Required action: The answer must be a single number: how many lines below contain "class".

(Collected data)
━━━━━━━━━━

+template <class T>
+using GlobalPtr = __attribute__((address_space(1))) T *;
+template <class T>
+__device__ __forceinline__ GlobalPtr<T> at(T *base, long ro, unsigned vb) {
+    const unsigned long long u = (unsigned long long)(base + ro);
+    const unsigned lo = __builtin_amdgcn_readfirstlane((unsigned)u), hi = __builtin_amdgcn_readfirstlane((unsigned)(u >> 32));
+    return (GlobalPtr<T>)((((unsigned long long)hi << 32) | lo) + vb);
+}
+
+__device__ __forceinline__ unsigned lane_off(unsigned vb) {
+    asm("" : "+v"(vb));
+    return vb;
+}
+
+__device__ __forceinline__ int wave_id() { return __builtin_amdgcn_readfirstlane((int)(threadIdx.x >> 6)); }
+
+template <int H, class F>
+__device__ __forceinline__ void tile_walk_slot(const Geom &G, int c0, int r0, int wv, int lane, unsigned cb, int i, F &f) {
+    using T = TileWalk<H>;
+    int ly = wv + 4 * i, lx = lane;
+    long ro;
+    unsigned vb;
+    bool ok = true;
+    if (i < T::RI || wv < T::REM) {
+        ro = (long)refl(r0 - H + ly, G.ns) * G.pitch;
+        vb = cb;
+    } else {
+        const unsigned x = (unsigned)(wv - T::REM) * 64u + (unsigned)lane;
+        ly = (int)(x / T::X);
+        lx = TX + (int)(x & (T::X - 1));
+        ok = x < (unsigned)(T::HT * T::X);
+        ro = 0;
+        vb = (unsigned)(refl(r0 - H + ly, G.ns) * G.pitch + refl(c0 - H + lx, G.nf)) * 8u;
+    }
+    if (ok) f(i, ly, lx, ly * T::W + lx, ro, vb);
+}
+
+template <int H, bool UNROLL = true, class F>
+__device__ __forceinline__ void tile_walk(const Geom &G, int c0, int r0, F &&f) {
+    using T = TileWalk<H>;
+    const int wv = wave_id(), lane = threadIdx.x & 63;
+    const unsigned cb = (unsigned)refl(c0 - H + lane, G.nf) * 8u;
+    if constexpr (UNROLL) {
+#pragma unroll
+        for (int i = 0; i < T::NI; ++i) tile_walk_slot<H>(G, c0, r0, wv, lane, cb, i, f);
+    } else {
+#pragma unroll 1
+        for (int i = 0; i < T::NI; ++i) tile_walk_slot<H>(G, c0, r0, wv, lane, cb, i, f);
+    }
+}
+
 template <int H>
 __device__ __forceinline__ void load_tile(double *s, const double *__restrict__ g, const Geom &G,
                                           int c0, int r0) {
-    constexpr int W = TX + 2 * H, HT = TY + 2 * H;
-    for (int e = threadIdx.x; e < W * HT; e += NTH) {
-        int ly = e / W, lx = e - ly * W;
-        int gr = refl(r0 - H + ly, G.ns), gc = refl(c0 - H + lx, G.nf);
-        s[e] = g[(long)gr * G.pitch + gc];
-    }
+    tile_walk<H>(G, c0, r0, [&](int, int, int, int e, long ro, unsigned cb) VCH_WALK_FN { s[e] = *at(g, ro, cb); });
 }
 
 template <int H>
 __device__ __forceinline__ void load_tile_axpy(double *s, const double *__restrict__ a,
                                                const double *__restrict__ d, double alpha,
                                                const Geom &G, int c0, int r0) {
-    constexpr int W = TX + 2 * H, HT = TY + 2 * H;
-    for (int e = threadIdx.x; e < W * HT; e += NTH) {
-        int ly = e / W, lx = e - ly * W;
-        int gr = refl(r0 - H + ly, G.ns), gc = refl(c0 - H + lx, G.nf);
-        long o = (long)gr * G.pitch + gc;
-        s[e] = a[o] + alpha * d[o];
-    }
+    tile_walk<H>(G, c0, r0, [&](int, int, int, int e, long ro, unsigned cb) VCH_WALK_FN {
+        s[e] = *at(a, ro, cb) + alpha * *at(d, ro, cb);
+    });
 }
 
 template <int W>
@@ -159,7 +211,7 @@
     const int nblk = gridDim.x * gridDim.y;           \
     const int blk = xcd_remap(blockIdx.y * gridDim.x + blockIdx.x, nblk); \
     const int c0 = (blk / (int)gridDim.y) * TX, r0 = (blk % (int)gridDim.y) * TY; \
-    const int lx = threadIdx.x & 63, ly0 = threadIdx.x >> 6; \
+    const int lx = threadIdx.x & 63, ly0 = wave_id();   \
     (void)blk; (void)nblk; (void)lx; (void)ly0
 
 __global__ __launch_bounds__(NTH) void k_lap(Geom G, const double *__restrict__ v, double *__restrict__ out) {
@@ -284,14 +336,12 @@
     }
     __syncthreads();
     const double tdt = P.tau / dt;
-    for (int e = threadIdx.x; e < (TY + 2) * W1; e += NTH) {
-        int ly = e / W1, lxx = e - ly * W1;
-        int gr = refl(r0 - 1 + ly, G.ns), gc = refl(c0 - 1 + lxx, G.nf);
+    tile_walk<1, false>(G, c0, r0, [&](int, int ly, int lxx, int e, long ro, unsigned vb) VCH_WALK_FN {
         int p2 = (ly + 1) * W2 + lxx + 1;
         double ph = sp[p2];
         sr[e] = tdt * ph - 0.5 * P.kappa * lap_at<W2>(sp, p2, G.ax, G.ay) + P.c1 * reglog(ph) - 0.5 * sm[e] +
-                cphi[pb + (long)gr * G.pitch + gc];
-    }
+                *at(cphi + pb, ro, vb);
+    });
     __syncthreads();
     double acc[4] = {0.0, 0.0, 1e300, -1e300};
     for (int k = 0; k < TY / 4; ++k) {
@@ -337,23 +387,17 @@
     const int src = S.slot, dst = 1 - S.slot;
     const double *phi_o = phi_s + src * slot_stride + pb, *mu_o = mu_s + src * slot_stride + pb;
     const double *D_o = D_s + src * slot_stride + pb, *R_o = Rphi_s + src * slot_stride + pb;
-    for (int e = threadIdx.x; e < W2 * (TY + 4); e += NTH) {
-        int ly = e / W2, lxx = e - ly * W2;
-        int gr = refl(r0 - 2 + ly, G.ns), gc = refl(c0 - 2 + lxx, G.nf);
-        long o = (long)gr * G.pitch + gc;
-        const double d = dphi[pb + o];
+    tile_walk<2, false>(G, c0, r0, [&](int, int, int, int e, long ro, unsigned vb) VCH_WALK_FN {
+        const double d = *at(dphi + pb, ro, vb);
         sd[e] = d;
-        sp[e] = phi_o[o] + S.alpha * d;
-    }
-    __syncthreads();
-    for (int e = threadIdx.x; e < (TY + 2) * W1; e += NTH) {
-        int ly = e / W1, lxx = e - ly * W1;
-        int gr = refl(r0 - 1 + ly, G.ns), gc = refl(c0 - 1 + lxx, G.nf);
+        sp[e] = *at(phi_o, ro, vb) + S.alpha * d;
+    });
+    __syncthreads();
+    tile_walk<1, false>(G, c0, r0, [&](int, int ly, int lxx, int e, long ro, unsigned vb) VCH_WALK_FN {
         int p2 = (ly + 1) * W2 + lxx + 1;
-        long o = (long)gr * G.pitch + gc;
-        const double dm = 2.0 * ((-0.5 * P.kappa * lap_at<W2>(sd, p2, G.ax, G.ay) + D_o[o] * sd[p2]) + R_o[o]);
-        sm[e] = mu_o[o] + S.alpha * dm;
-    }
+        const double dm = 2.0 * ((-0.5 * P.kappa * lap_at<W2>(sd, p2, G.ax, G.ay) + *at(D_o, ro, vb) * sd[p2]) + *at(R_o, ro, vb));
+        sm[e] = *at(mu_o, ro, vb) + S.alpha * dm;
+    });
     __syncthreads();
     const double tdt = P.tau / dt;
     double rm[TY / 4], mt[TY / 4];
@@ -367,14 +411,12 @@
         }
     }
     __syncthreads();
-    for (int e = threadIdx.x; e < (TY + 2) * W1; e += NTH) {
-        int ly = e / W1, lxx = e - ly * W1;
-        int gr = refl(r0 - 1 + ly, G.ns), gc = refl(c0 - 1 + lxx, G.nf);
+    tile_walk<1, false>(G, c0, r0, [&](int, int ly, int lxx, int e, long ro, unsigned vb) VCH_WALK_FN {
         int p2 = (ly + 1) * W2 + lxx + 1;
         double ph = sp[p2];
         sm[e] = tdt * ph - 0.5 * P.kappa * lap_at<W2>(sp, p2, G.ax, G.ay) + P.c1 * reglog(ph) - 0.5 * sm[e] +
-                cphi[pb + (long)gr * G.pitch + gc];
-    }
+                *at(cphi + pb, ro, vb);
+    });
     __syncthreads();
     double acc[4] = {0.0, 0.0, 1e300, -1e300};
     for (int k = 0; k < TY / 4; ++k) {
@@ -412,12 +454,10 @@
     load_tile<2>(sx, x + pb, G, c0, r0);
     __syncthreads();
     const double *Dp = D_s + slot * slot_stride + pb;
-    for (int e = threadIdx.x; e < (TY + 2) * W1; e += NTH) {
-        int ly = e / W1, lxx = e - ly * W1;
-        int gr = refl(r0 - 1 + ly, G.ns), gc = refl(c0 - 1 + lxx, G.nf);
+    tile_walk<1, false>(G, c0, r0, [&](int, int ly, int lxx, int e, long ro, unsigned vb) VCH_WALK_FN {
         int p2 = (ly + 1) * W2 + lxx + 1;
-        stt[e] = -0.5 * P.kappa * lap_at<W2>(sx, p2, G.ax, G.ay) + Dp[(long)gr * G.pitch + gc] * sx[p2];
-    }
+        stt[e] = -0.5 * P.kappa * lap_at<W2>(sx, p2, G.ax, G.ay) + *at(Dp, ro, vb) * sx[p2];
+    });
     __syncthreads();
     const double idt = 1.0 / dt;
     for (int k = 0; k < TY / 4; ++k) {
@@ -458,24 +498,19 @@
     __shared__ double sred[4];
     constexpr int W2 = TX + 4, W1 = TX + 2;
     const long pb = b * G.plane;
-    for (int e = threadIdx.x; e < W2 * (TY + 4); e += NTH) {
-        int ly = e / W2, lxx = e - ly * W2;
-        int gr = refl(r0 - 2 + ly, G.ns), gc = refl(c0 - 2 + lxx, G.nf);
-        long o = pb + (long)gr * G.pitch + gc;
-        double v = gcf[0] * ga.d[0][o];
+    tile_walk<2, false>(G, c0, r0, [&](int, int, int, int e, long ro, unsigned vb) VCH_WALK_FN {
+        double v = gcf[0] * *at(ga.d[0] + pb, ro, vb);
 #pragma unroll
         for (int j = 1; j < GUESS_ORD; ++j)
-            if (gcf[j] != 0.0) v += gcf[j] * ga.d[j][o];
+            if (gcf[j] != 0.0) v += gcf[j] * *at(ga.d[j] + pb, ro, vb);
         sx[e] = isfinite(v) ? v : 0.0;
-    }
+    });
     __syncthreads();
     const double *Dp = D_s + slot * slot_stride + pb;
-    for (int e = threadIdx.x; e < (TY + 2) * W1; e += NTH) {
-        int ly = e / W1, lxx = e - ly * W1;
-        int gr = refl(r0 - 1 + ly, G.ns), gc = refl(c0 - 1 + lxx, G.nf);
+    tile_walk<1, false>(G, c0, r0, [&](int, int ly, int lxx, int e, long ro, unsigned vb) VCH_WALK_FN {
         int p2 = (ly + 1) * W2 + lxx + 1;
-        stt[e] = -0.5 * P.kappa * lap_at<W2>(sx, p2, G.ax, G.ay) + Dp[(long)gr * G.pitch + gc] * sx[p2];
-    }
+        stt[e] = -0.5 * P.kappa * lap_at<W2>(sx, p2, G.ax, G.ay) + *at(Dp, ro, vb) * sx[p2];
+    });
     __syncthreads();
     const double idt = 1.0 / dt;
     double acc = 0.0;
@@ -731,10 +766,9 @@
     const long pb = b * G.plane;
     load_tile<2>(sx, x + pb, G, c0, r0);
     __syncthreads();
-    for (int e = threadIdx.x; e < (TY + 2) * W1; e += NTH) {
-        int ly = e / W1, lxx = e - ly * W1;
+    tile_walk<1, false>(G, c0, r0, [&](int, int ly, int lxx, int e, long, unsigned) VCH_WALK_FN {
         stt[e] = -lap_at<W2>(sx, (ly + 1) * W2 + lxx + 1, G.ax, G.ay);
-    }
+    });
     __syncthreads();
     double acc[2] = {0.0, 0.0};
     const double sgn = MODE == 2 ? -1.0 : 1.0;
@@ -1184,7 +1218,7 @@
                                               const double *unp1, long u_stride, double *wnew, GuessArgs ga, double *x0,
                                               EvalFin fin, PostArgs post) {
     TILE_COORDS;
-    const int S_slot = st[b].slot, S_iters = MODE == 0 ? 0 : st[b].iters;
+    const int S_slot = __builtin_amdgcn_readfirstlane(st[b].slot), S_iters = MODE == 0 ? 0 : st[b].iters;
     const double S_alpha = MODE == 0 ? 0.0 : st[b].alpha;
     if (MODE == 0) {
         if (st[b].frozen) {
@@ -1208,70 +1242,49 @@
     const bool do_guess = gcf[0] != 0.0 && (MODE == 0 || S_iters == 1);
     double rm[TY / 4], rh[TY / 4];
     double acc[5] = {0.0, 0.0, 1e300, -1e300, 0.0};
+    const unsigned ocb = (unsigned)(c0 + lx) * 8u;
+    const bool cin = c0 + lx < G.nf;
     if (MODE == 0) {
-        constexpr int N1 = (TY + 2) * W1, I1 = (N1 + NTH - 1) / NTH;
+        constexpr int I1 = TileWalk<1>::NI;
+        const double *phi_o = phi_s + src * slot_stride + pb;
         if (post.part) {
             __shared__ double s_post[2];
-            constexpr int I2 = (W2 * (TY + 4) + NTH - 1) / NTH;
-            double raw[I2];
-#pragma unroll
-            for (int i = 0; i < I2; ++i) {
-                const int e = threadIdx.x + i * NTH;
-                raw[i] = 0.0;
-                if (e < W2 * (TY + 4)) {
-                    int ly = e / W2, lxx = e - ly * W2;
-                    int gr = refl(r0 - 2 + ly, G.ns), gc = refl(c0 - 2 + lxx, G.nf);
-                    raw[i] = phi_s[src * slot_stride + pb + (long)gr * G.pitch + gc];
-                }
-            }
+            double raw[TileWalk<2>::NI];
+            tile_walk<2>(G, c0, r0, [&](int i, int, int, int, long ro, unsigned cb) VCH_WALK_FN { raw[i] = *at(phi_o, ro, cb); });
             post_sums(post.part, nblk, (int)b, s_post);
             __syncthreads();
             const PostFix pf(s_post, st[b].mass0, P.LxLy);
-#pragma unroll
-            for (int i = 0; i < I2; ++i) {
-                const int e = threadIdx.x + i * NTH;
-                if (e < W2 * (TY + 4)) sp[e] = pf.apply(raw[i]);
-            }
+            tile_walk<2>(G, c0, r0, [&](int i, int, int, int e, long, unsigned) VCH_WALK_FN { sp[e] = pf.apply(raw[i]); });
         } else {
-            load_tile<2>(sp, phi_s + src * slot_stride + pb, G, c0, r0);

━━━━━━━━━━

Solution for this exercise: 4